“The Danger Zone” (2008)
Wow, I just had the greatest fourteen and a half hours. I was asked by Joy Sylvia, from Volunteering South Canterbury to assist the emergency response organization run a simulation of a major natural disaster striking our region.
Firstly I was taken to a Civil Defence building where I was to simulate a broken leg and a crush injury and then be extracted from the building through holes punched through the walls by emergency personnel with sledge-hammers. I was successfully removed from the ‘danger zone’ and pulled up a small hill to waiting medical staff in the comfort of an evacuation sled.
Secondly I was taken to a site off Cains Terrace, where I had crashed a wheelchair down a bank behind some buildings, through an electric fence, and having a spinal injury, lapsing in and out of consciousness. With a serious chest injury added, and stray electricity, oh, and a gas leak. I was really getting into it by this time, hamming it up and doing my best to be a convincing patient.
Next myself and some other volunteers were taken to number two Warf, where five of us were hidden around the ‘stricken’ vessel with various injuries. I had a badly fractured leg and a head injury. Once again I made the most of my limited acting abilities, being hard to find because of the head injury, and trying to get out of the position I was in to find my rescuers, generally being a cantankerous patient.
After the boat adventure we all, volunteer victims and trained rescue personnel, sat down for a bang up feed at about 3:30am. Then I was taken with Chris from Ashburton Civil Defence to another accident site, this time where a car was pinned under a collapsed building. Once again, I had another broken leg, and was extracted through a hole cut with a power saw through the iron roof. Chris was injured more than I, and the rescuers even had to cut the door off the car to get him out.

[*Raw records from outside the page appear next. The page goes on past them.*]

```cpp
int match_stripes_dfa(const LineDfaDevice &p, bool clamp_high, const uint8_t *bytes, size_t nbytes, uint32_t stripe,
                      const uint64_t *stripe_base, size_t nstripes, uint32_t *accept, void *stream) {
#define GO(WIDE, CLAMP) launch_stripes<LineDfaEngine<WIDE, CLAMP>, LineDfaDevice>(p, LineDfaEngine<WIDE, CLAMP>::lds_bytes(p), bytes, nbytes, stripe, stripe_base, nstripes, accept, stream)
    if (p.in_global) return launch_stripes<LineDfaGlobalEngine, LineDfaDevice>(p, 256, bytes, nbytes, stripe, stripe_base, nstripes, accept, stream);
    if (p.wide) return clamp_high ? GO(true, true) : GO(true, false);
    return GO(false, false);
#undef GO
}
uint32_t flush_mask_for(size_t nbytes, size_t nlines) {
    const size_t avg = nlines ? nbytes / nlines : nbytes;
    uint32_t slots = 1;
    while (slots < 32 && (size_t)slots * 2 * 16 <= avg * 16) slots *= 2;
    return slots - 1;
}
template <class... Params, class... Rest>
static int launch_dfa2(void (*kernel)(Params...), const Dfa2Device &p, const uint8_t *bytes, size_t nbytes, uint32_t stripe, size_t nstripes,
                       size_t stripes_per_wg, void *stream, Rest... rest) {
    if (!nstripes) return 0;
    if (Dfa2::lds_bytes(p) > kDfa2MaxTable) return (int)hipErrorInvalidValue;
    const size_t blocks = (nstripes + stripes_per_wg - 1) / stripes_per_wg;
    hipLaunchKernelGGL(kernel, dim3((unsigned)blocks), dim3(kThreads), 0, (hipStream_t)stream, p, bytes, nbytes, stripe, rest...);
    return (int)hipGetLastError();
}
uint32_t dfa2_window_words(const Dfa2Device &p) {
    const size_t stage_off = (Dfa2::lds_bytes(p) + 15) & ~(size_t)15;
    return stage_off < kDfa2RegionBytes ? (uint32_t)((kDfa2RegionBytes - stage_off) / 4) : 0u;
}
bool dfa2_flush_at_compile_time(uint32_t flush_mask) { return flush_mask == 31u; }
template <bool PAIRS8>
static int launch_match_stripes2(const Dfa2Device &p, bool clean, const uint8_t *bytes, size_t nbytes, uint32_t stripe, const uint64_t *stripe_base,
                                 size_t nstripes, uint32_t *accept, void *stream, uint32_t flush_mask, unsigned long long *slots, size_t nwords) {
    const bool fixed = dfa2_flush_at_compile_time(flush_mask);
#define GO(K) launch_dfa2(K, p, bytes, nbytes, stripe, nstripes, kThreads, stream, stripe_base, accept, flush_mask, slots, (uint64_t)nwords)
    if (clean) {
        if (slots) return fixed ? GO((match_stripes2_clean_kernel<32, true, PAIRS8>)) : GO((match_stripes2_clean_kernel<0, true, PAIRS8>));
        return fixed ? GO((match_stripes2_clean_kernel<32, false, PAIRS8>)) : GO((match_stripes2_clean_kernel<0, false, PAIRS8>));
    }
    if (slots) return fixed ? GO((match_stripes2_kernel<32, true, PAIRS8>)) : GO((match_stripes2_kernel<0, true, PAIRS8>));
    return fixed ? GO((match_stripes2_kernel<32, false, PAIRS8>)) : GO((match_stripes2_kernel<0, false, PAIRS8>));
#undef GO
}
int match_stripes_dfa2(const Dfa2Device &p, bool clean, const uint8_t *bytes, size_t nbytes, uint32_t stripe, const uint64_t *stripe_base,
                       size_t nstripes, uint32_t *accept, void *stream, uint32_t flush_mask, unsigned long long *slots, size_t nwords) {
    return p.P8 ? launch_match_stripes2<true>(p, clean, bytes, nbytes, stripe, stripe_base, nstripes, accept, stream, flush_mask, slots, nwords)
                : launch_match_stripes2<false>(p, clean, bytes, nbytes, stripe, stripe_base, nstripes, accept, stream, flush_mask, slots, nwords);
}
__global__ __launch_bounds__(256) void split_two_bit_kernel(const uint32_t *__restrict__ wide, size_t words, uint32_t *__restrict__ accept_bits,
                                                             uint32_t *__restrict__ escaped_bits, unsigned long long *__restrict__ escaped_total,
                                                             uint64_t *__restrict__ list, size_t cap) {
    constexpr uint32_t kLocal = 4096, kFlushAt = kLocal - 256 * 8;
    __shared__ uint64_t local[kLocal];
    __shared__ uint32_t nlocal;
    __shared__ unsigned long long flush_base;
    if (threadIdx.x == 0) nlocal = 0;
    __syncthreads();
    auto even_bits = [](uint32_t x) -> uint32_t {
        x &= 0x55555555u;
        x = (x | x >> 1) & 0x33333333u;
        x = (x | x >> 2) & 0x0f0f0f0fu;
        x = (x | x >> 4) & 0x00ff00ffu;
        return (x | x >> 8) & 0xffffu;
    };
    auto flush = [&]() {
        __syncthreads();
        const uint32_t n = nlocal;
        if (n) {
            if (threadIdx.x == 0) flush_base = atomicAdd(escaped_total, (unsigned long long)n);
            __syncthreads();
            const unsigned long long base = flush_base;
            for (uint32_t i = threadIdx.x; i < n; i += 256) if (base + i < cap) list[base + i] = local[i];
            __syncthreads();
            if (threadIdx.x == 0) nlocal = 0;
        }
        __syncthreads();
    };
    const size_t turns = (words + (size_t)gridDim.x * 256 - 1) / ((size_t)gridDim.x * 256);
    for (size_t it = 0; it < turns; it++) {
        const size_t w = (it * gridDim.x + blockIdx.x) * 256 + threadIdx.x;
        uint32_t esc = 0;
        if (w < words) {
            const uint2 v = reinterpret_cast<const uint2 *>(wide)[w];
            accept_bits[w] = even_bits(v.x) | even_bits(v.y) << 16;
            esc = even_bits(v.x >> 1) | even_bits(v.y >> 1) << 16;
            escaped_bits[w] = esc;
        }
        while (__syncthreads_or(esc != 0)) {
            uint32_t take = 0;
            for (uint32_t k = 0, m = esc; k < 8 && m; k++) { take |= m & (0u - m); m &= m - 1; }
            const uint32_t c = (uint32_t)__popc(take);
            if (c) {
                uint32_t at = atomicAdd(&nlocal, c);
                for (uint32_t m = take; m; m &= m - 1) local[at++] = (uint64_t)w * 32 + (uint32_t)(__ffs((int)m) - 1);
            }
            esc &= ~take;
            __syncthreads();
            if (nlocal > kFlushAt) flush();
        }
    }
    flush();
}
int match_stripes_dfa2_two_bit(const Dfa2Device &p, const uint8_t *bytes, size_t nbytes, uint32_t stripe, const uint64_t *stripe_base,
                               size_t nstripes, uint32_t *wide_bits, void *stream) {
    return launch_dfa2(match_stripes2_two_bit_kernel, p, bytes, nbytes, stripe, nstripes, kThreads, stream, stripe_base, wide_bits);
}
int split_two_bit(const uint32_t *wide, size_t nlines, uint32_t *accept_bits, uint32_t *escaped_bits, unsigned long long *escaped_total, uint64_t *list,
                  size_t cap, void *stream) {
    const size_t words = (nlines + 31) / 32;
    if (!words) return 0;
    size_t blocks = (words + 255) / 256;
    if (blocks > 2048) blocks = 2048;
    hipLaunchKernelGGL(split_two_bit_kernel, dim3((unsigned)blocks), dim3(256), 0, (hipStream_t)stream, wide, words, accept_bits, escaped_bits, escaped_total,
                       list, cap);
    return (int)hipGetLastError();
}
int match_onepass_dfa(const LineDfaDevice &p, const uint8_t *bytes, size_t nbytes, uint32_t stripe, size_t nstripes, uint32_t *counts,
                      uint32_t *slabs, void *stream) {
    if (p.in_global) return launch_onepass<LineDfaGlobalEngine, LineDfaDevice>(p, 256, bytes, nbytes, stripe, nstripes, counts, slabs, stream);
    if (p.wide) return launch_onepass<LineDfaEngine<true, true>, LineDfaDevice>(p, LineDfaEngine<true, true>::lds_bytes(p), bytes, nbytes, stripe, nstripes, counts, slabs, stream);
    return launch_onepass<LineDfaEngine<false, false>, LineDfaDevice>(p, LineDfaEngine<false, false>::lds_bytes(p), bytes, nbytes, stripe, nstripes, counts, slabs, stream);
}
size_t onepass_slab_words(size_t nstripes, uint32_t stripe) {
    return ((nstripes + kThreads - 1) / kThreads) * slab_words_per_lane(stripe) * kThreads;
}
int match_onepass_dfa2(const Dfa2Device &p, const uint8_t *bytes, size_t nbytes, uint32_t stripe, size_t nstripes, uint32_t *counts,
                       uint32_t *slabs, void *stream) {
    return launch_dfa2(match_stripes2_onepass_kernel, p, bytes, nbytes, stripe, nstripes, kThreads, stream, counts, slabs);
}
int compact_streams(const uint32_t *counts, const uint64_t *stripe_base, size_t nstripes, uint32_t stripe, const uint32_t *slabs,
                    uint32_t *accept_bits, size_t cap_words, void *stream) {
    if (!nstripes) return 0;
    hipLaunchKernelGGL(compact_streams_kernel, dim3((unsigned)((nstripes + 255) / 256)), dim3(256), 0, (hipStream_t)stream, counts, stripe_base, nstripes,
                       stripe, slabs, accept_bits, cap_words);
    return (int)hipGetLastError();
}
int match_extents_dfa(const DfaDevice &p, const uint8_t *bytes, const uint64_t *off, size_t nitems, uint32_t trim, uint8_t *accept,
                      void *stream, const uint32_t *only_if) {
    if (PlainDfaEngine::lds_bytes(p) > kPlainDfaLdsBudget)
        return launch_extents<PlainDfaGlobalEngine, DfaDevice>(p, PlainDfaGlobalEngine::lds_bytes(p), bytes, off, nitems, trim, accept, stream, only_if);
    return launch_extents<PlainDfaEngine, DfaDevice>(p, PlainDfaEngine::lds_bytes(p), bytes, off, nitems, trim, accept, stream, only_if);
}

}
}
```
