int rrv_finalize_weights(rrv_handle h) {
    if (!h) return RRV_E_ARG;
    if (h->finalized) return RRV_OK;
    HIPCHK(hipSetDevice(h->dev));
    RCHK(dalloc(h, &h->zero_bias, 512, true));
    {
        constexpr size_t PART = (size_t)1024 * 3 * 512, ACC = (size_t)2 * 4 * 512, FLOATS = 512 + 64;
        float* base;
        RCHK(dalloc(h, &base, (2 * PART + ACC) * 2 + FLOATS));
        h->stat_part = (double*)base; h->stat_part2 = h->stat_part + PART; h->stat_acc = h->stat_part2 + PART;
        h->stat_mean = (float*)(h->stat_acc + ACC); h->prep_cmean = h->stat_mean + 512;
    }
    for (int which = 0; which < 2; ++which) {
        for (int i = 0; i < 9; ++i) {
            char k[64];
            if (which == 0) snprintf(k, sizeof k, "Encoder.slice.%d", VGG_IDX[i]);
            else snprintf(k, sizeof k, "EncoderStyle.slice%d.%d", STYLE_SLICE[i], VGG_IDX[i]);
            if (i == 0) {
                float* raw = nullptr;
                RCHK(upload(h, std::string(k) + ".weight", &raw, 64 * 27));
                RCHK(dalloc(h, &h->first_w[which], 27 * 64, false));
                hipLaunchKernelGGL(pack_first_k, dim3(7), dim3(256), 0, h->stream, (const float*)raw, h->first_w[which]);
                HIPCHK(hipGetLastError());
                RCHK(upload(h, std::string(k) + ".bias", &h->first_b[which], 64));
                if (which == 0) {
                    RCHK(dalloc(h, &h->first_wg, 1216, false));
                    hipLaunchKernelGGL(pack_first_grey_k, dim3(3), dim3(256), 0, h->stream, (const float*)raw, (const float*)h->first_b[0], h->first_wg);
                    HIPCHK(hipGetLastError());
                }
                HIPCHK(hipStreamSynchronize(h->stream));
                (void)hipFree(raw);
            } else {
                RCHK(make_conv(h, k, VGG_COUT[i], VGG_CIN[i], 9, true));
                if (which == 0 && i < 8) { h->conv[k].f43_bit = i - 1; RCHK(pack_f43(h, h->conv[k])); }
            }
        }
    }
// ... 685 lines not shown
    pool->run((char*)dst, (const char*)src, bytes, nt, slice);
}
static std::mutex g_pin_mu;
static std::map<const char*, size_t> g_pin_ranges;
static bool is_pinned(const void* ptr, size_t bytes) {
    {
        std::lock_guard<std::mutex> lk(g_pin_mu);
        auto it = g_pin_ranges.upper_bound((const char*)ptr);
        if (it != g_pin_ranges.begin()) {
            --it;
            if ((const char*)ptr + bytes <= it->first + it->second) return true;
        }
    }
    hipPointerAttribute_t a;
    for (const char* q : {(const char*)ptr, (const char*)ptr + (bytes ? bytes - 1 : 0)}) {
        if (hipPointerGetAttributes(&a, q) != hipSuccess) { (void)hipGetLastError(); return false; }
        if (a.type != hipMemoryTypeHost) return false;
    }
    return true;
}
static int retire_ticket(rrv_handle h, int set);
static int claim_staging(rrv_handle h) {
    for (int i = 0; i < HOST_SETS; ++i) RCHK(retire_ticket(h, i));
    RCHK(sync_all(h));
    h->next_slot = 0;
    return RRV_OK;
}
static int host_pipeline(rrv_handle h, const uint8_t* frames, void* out, const Xfer& x) {
    if (!h || !frames || !out) return RRV_E_ARG;
    HIPCHK(hipSetDevice(h->dev));
    RCHK(check_xfer(h, x, true));
    const int B = x.B;
    const float* const mask = x.mask;
    const int mask_images = x.mask_images;
    const size_t fb = x.in_bytes(h);
    const size_t fob = x.out_elems() * out_elem(x.fmt);
    char* const outc = (char*)out;
    const int sub = x.model == Model::GLOBAL ? host_sub(B, x.KH(), x.KW()) : std::min(host_sub(B, x.KH(), x.KW()), (int)rrv_ctx::MS_GROUP_MAX);
    const size_t mfl = x.mask_floats();
    auto run = [&](int slot, int k, const void* d_in, int nb, void* d_out) -> int {
        Xfer part = x;
        part.B = nb;
        if (x.wts) part.wts = x.wts + (size_t)k * sub * x.ns;
        if (mask) { part.mask = h->hstage[k % HOST_SETS].mask; part.mask_images = mask_images == 1 ? 1 : nb; }
        return run_xfer(h, slot, d_in, d_out, part);
    };
    const bool in_pin = is_pinned(frames, (size_t)B * fb), out_pin = is_pinned(out, (size_t)B * fob);
    const size_t msub = (size_t)(mask_images == 1 ? 1 : sub) * mfl;
    const bool m_pin = mask && is_pinned(mask, (size_t)mask_images * mfl * sizeof(float));
    const bool host_in = !in_pin || (mask && !m_pin);
    RCHK(claim_staging(h));
    const int nchunk = (B + sub - 1) / sub;
    const int nsets = nchunk < HOST_SETS ? nchunk : HOST_SETS;
    const bool zin = h->host_io == 1 || h->host_io == 2, zout = h->host_io == 1 || h->host_io == 3;
    for (int i = 0; i < nsets; ++i) {
        RCHK(stage_reserve(h, i, zin ? 0 : (size_t)sub * fb, zout ? 0 : (size_t)sub * fob, false));
        RCHK(stage_reserve(h, i, in_pin ? 0 : (size_t)sub * fb, out_pin ? 0 : (size_t)sub * fob, true));
        if (!mask) continue;
        rrv_ctx::HostStage& st = h->hstage[i];
        RCHK(ensure_dev(h, st.mask, st.mask_cap, msub));
        if (!m_pin && st.mask_pin_cap < msub) {
            if (st.mask_pin) (void)hipHostFree(st.mask_pin);
            st.mask_pin = nullptr; st.mask_pin_cap = 0;
            if (hipHostMalloc((void**)&st.mask_pin, msub * sizeof(float), hipHostMallocDefault) != hipSuccess) {
                (void)hipGetLastError();
                st.mask_pin = nullptr;
                return fail(h, RRV_E_NOMEM, "staging: out of page-locked host memory");
            }
            st.mask_pin_cap = msub;
        }
    }
    auto count = [&](int k) { return (k + 1) * sub <= B ? sub : B - k * sub; };
    auto drain = [&](int k) -> int {
        auto& st = h->hstage[k % HOST_SETS];
        HIPCHK(hipEventSynchronize(st.out_done));
        if (!out_pin) host_copy(outc + (size_t)k * sub * fob, st.pin.out, (size_t)count(k) * fob);
        return RRV_OK;
    };
    int rc = RRV_OK;
    for (int k = 0; k < nchunk && rc == RRV_OK; ++k) {
        auto& st = h->hstage[k % HOST_SETS];
        const bool reuse = k >= HOST_SETS;
        if (reuse && (host_in || !out_pin)) rc = drain(k - HOST_SETS);
        if (rc != RRV_OK) break;
        const int nb = count(k);
        const uint8_t* src = frames + (size_t)k * sub * fb;
        if (!in_pin) { host_copy(st.pin.in, src, (size_t)nb * fb); src = st.pin.in; }
        const float* msrc = nullptr;
        size_t mbytes = 0;
        if (mask) {
            msrc = mask + (mask_images == 1 ? 0 : (size_t)k * sub * mfl);
            mbytes = (size_t)(mask_images == 1 ? 1 : nb) * mfl * sizeof(float);
            if (!m_pin) { host_copy(st.mask_pin, msrc, mbytes); msrc = st.mask_pin; }
        }
        const int slot = h->profiling ? 0 : (k & 1) % h->n_slots;
        hipStream_t cs = h->streams[slot];
        if (nchunk == 1 && h->host_io == 0) {
            HIPCHK(hipMemcpyAsync(st.dev.in, src, (size_t)nb * fb, hipMemcpyHostToDevice, cs));
            if (mask) HIPCHK(hipMemcpyAsync(st.mask, msrc, mbytes, hipMemcpyHostToDevice, cs));
            rc = run(slot, k, st.dev.in, nb, st.dev.out);
            if (rc != RRV_OK) break;
            HIPCHK(hipMemcpyAsync(out_pin ? out : st.pin.out, st.dev.out, (size_t)nb * fob, hipMemcpyDeviceToHost, cs));
            HIPCHK(hipStreamSynchronize(cs));
            if (!out_pin) host_copy(out, st.pin.out, (size_t)nb * fob);
            return RRV_OK;
        }
        const uint8_t* k_in = src;
        if (!zin || mask) {
            if (reuse) HIPCHK(hipStreamWaitEvent(h->copy_in, st.k_done, 0));
            if (!zin) {
                HIPCHK(hipMemcpyAsync(st.dev.in, src, (size_t)nb * fb, hipMemcpyHostToDevice, h->copy_in));
                k_in = st.dev.in;
            }
            if (mask) HIPCHK(hipMemcpyAsync(st.mask, msrc, mbytes, hipMemcpyHostToDevice, h->copy_in));
            HIPCHK(hipEventRecord(st.in_done, h->copy_in));
            HIPCHK(hipStreamWaitEvent(cs, st.in_done, 0));
        }
        void* const h_dst = out_pin ? outc + (size_t)k * sub * fob : st.pin.out;
        if (reuse) HIPCHK(hipStreamWaitEvent(cs, st.out_done, 0));
        void* const k_out = zout ? h_dst : st.dev.out;
        rc = run(slot, k, k_in, nb, k_out);
        if (rc != RRV_OK) break;
        if (!zin || mask) HIPCHK(hipEventRecord(st.k_done, cs));
        if (zout) { HIPCHK(hipEventRecord(st.out_done, cs)); continue; }
        if (zin && !mask) HIPCHK(hipEventRecord(st.k_done, cs));
        HIPCHK(hipStreamWaitEvent(h->copy_out, st.k_done, 0));
        HIPCHK(hipMemcpyAsync(h_dst, st.dev.out, (size_t)nb * fob, hipMemcpyDeviceToHost, h->copy_out));
        HIPCHK(hipEventRecord(st.out_done, h->copy_out));
    }
    if (rc != RRV_OK) { (void)sync_all(h); return rc; }
    const int first_open = (host_in || !out_pin) ? (nchunk - HOST_SETS < 0 ? 0 : nchunk - HOST_SETS) : 0;
    if (!host_in && out_pin) {
        if (zout) RCHK(sync_all(h));
        else HIPCHK(hipStreamSynchronize(h->copy_out));
    } else {
        for (int k = first_open; k < nchunk; ++k) RCHK(drain(k));
    }
    return RRV_OK;
}

int rrv_transfer(rrv_handle h, const uint8_t* frame, int H, int W, float* out) {
    return host_pipeline(h, frame, out, Xfer{Model::GLOBAL, 1, H, W, PLAIN, OUT_F32});
}
int rrv_transfer_u8(rrv_handle h, const uint8_t* frame, int H, int W, uint8_t* out) {
    return host_pipeline(h, frame, out, Xfer{Model::GLOBAL, 1, H, W, PLAIN, OUT_U8});
}

int rrv_transfer_batch(rrv_handle h, const uint8_t* frames, int B, int H, int W, float* out) {
    return host_pipeline(h, frames, out, Xfer{Model::GLOBAL, B, H, W, PLAIN, OUT_F32});
}
int rrv_transfer_batch_u8(rrv_handle h, const uint8_t* frames, int B, int H, int W, uint8_t* out) {
    return host_pipeline(h, frames, out, Xfer{Model::GLOBAL, B, H, W, PLAIN, OUT_U8});
}

int rrv_transfer_frames(rrv_handle h, const uint8_t* frames, int B, int H, int W, float* out) {
    return host_pipeline(h, frames, out, Xfer{Model::GLOBAL, B, H, W, PADDED, OUT_F32});
}
int rrv_transfer_frames_u8(rrv_handle h, const uint8_t* frames, int B, int H, int W, uint8_t* out) {
    return host_pipeline(h, frames, out, Xfer{Model::GLOBAL, B, H, W, PADDED, OUT_U8});
}

int rrv_transfer_blend_batch(rrv_handle h, const uint8_t* frames, int B, int H, int W, const float* wts, int ns, int pad_crop, float* out) {
    return host_pipeline(h, frames, out, Xfer{Model::BLEND, B, H, W, pad_crop != 0, OUT_F32, ns, wts});
}
int rrv_transfer_blend_batch_u8(rrv_handle h, const uint8_t* frames, int B, int H, int W, const float* wts, int ns, int pad_crop, uint8_t* out) {
    return host_pipeline(h, frames, out, Xfer{Model::BLEND, B, H, W, pad_crop != 0, OUT_U8, ns, wts});
}

int rrv_transfer_mask_batch(rrv_handle h, const uint8_t* frames, int B, int H, int W, const float* mask, int ns, int mask_images, int pad_crop, float* out) {
    return host_pipeline(h, frames, out, Xfer{Model::MASK, B, H, W, pad_crop != 0, OUT_F32, ns,  nullptr, mask, mask_images});
}
int rrv_transfer_mask_batch_u8(rrv_handle h, const uint8_t* frames, int B, int H, int W, const float* mask, int ns, int mask_images, int pad_crop, uint8_t* out) {
    return host_pipeline(h, frames, out, Xfer{Model::MASK, B, H, W, pad_crop != 0, OUT_U8, ns,  nullptr, mask, mask_images});
}

int rrv_transfer_frame_mode_batch(rrv_handle h, const uint8_t* frames, int B, int H, int W, float* out) {
    return host_pipeline(h, frames, out, Xfer{Model::FRAME, B, H, W, PLAIN, OUT_F32});
}
int rrv_transfer_frame_mode_batch_u8(rrv_handle h, const uint8_t* frames, int B, int H, int W, uint8_t* out) {
    return host_pipeline(h, frames, out, Xfer{Model::FRAME, B, H, W, PLAIN, OUT_U8});
}

int rrv_transfer_frame_mode_frames(rrv_handle h, const uint8_t* frames, int B, int H, int W, float* out) {
    return host_pipeline(h, frames, out, Xfer{Model::FRAME, B, H, W, PADDED, OUT_F32});
}
int rrv_transfer_frame_mode_frames_u8(rrv_handle h, const uint8_t* frames, int B, int H, int W, uint8_t* out) {
    return host_pipeline(h, frames, out, Xfer{Model::FRAME, B, H, W, PADDED, OUT_U8});
}

static int retire_ticket(rrv_handle h, int set) {
    auto& tk = h->tickets[set];
    if (!tk.open) return RRV_OK;
    HIPCHK(hipEventSynchronize(h->hstage[set].out_done));
    if (tk.out) host_copy(tk.out, h->hstage[set].pin.out, tk.out_bytes);
    tk.open = false;
    return RRV_OK;
}

static int transfer_async(rrv_handle h, const uint8_t* frame, int H, int W, void* out, OutFmt fmt, long* ticket) {
    if (!h || !frame || !out || !ticket) return RRV_E_ARG;
    RCHK(check_frame(h, H, W, "transfer"));
    HIPCHK(hipSetDevice(h->dev));
    const size_t fb = (size_t)H * W * 3, fo = (size_t)(H / 8 * 8) * (W / 8 * 8) * 3 * out_elem(fmt);
    const long id = h->next_ticket;
    const int set = (int)(id % HOST_SETS);
    auto& st = h->hstage[set];
    RCHK(retire_ticket(h, set));
    const bool in_pin = is_pinned(frame, fb), out_pin = is_pinned(out, fo);
    RCHK(stage_reserve(h, set, in_pin ? 0 : fb, out_pin ? 0 : fo, true));
    RCHK(stage_reserve(h, set, fb, 0, false));
    const uint8_t* src = frame;
    if (!in_pin) { host_copy(st.pin.in, frame, fb); src = st.pin.in; }
    const int slot = h->profiling ? 0 : (int)(id % RRV_MAX_SLOTS);
    h->next_slot = 0;
    hipStream_t cs = h->streams[slot];
    struct ShareScope { rrv_handle h; int saved; ~ShareScope() { h->grid_share = saved; } } share_scope{h, h->grid_share};
    if (!h->profiling && h->grid_share == 1) {
        int open = 1;
        for (auto& tk : h->tickets)
            if (tk.open && tk.id != id - HOST_SETS && hipEventQuery(h->hstage[tk.id % HOST_SETS].out_done) == hipErrorNotReady) ++open;
        (void)hipGetLastError();
        h->grid_share = open > RRV_MAX_SLOTS ? RRV_MAX_SLOTS : open;
    }
    RCHK(ensure_active(h));
    HIPCHK(hipMemcpyAsync(st.dev.in, src, fb, hipMemcpyHostToDevice, cs));
    HIPCHK(hipEventRecord(st.in_done, cs));
    const int rc0 = transfer_device(h, slot, st.dev.in, 1, H, W, out_pin ? out : st.pin.out, fmt);
    if (in_pin) HIPCHK(hipEventSynchronize(st.in_done));
    if (rc0 != RRV_OK) return rc0;
    HIPCHK(hipEventRecord(st.out_done, cs));
    auto& tk0 = h->tickets[set];
    tk0.id = id; tk0.out = out_pin ? nullptr : out; tk0.out_bytes = fo; tk0.open = true;
    h->next_ticket = id + 1;
    *ticket = id;
    return RRV_OK;
}
int rrv_transfer_async(rrv_handle h, const uint8_t* frame, int H, int W, float* out, long* ticket) {
    return transfer_async(h, frame, H, W, out, OUT_F32, ticket);
}
int rrv_transfer_async_u8(rrv_handle h, const uint8_t* frame, int H, int W, uint8_t* out, long* ticket) {
    return transfer_async(h, frame, H, W, out, OUT_U8, ticket);
}

int rrv_transfer_wait(rrv_handle h, long ticket) {
    if (!h) return RRV_E_ARG;
    if (ticket < 0 || ticket >= h->next_ticket) return fail(h, RRV_E_ARG, "transfer_wait: no such ticket");
    HIPCHK(hipSetDevice(h->dev));
    const int set = (int)(ticket % HOST_SETS);
    if (h->tickets[set].id != ticket) {
        if (h->tickets[set].id > ticket) return RRV_OK;
        return fail(h, RRV_E_ARG, "transfer_wait: unknown ticket");
    }
    return retire_ticket(h, set);
}

static size_t feature_floats(int H, int W) {
    const int fh = H / 8, fw = W / 8;
    return (size_t)(fh + 2) * (fw + 2) * 512 + (size_t)20 * (fw + 2 + 20) * 512;
}

int rrv_generate_content_features(rrv_handle h, const uint8_t* frame, int H, int W, int* feature_id) {
    if (!h || !frame || !feature_id) return RRV_E_ARG;
    if (!h->finalized) return fail(h, RRV_E_WEIGHTS, "weights not finalized");
    RCHK(check_frame(h, H, W, "generate_content_features"));
    HIPCHK(hipSetDevice(h->dev));
    RCHK(sync_all(h));
    rrv_ctx::Feature ft{nullptr, H, W, nullptr, true};
    const size_t need = feature_floats(H, W) * sizeof(float);
    if (h->feat_bytes + need > h->feat_cap) {
        RCHK(dmalloc(h, (void**)&ft.u8, (size_t)H * W * 3));
        HIPCHK(hipMemcpy(ft.u8, frame, (size_t)H * W * 3, hipMemcpyHostToDevice));
        h->features.push_back(ft);
        *feature_id = (int)h->features.size() - 1;
        return RRV_OK;
    }
    RCHK(ensure_dev(h, h->d_u8, h->d_u8_cap, (size_t)H * W * 3));
    HIPCHK(hipMemcpyAsync(h->d_u8, frame, (size_t)H * W * 3, hipMemcpyHostToDevice, h->stream));
    RCHK(enc_plan(h, h->enc_add, 1, H, W));
    RCHK(run_encoder(h, h->enc_add, h->d_u8, 0, nullptr, nullptr, 1));
    const Tens& f = h->enc_add.c41;
    RCHK(dalloc(h, &ft.p, feature_floats(H, W), true));
    HIPCHK(hipMemcpyAsync(ft.p, f.p, f.img_floats() * sizeof(float), hipMemcpyDeviceToDevice, h->stream));
    HIPCHK(hipStreamSynchronize(h->stream));
    h->feat_bytes += need;
    h->features.push_back(ft);
    *feature_id = (int)h->features.size() - 1;
    return RRV_OK;
}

That was all the team would let me do and I called it a night, at 8:30am on Saturday 15th after starting at about 6:00pm on Friday 14th of September.
It was an absolute pleasure to help the rescue personnel hone their skills, and I offer a great many thank you’s to Joy Sylvia for asking me to join in, and would gladly help out again in the future. I was so pleased to see how proficient and professional the rescue staff are, having teams involved from South and Central Canterbury, Invercargil and Nelson. I was also struck by how vulnerable and isolated we are here in South Canterbury, and how in the event of a natural disaster we will have to rely on our own skills. I for one am glad we have so many people training for a positive outcome from any such eventuality.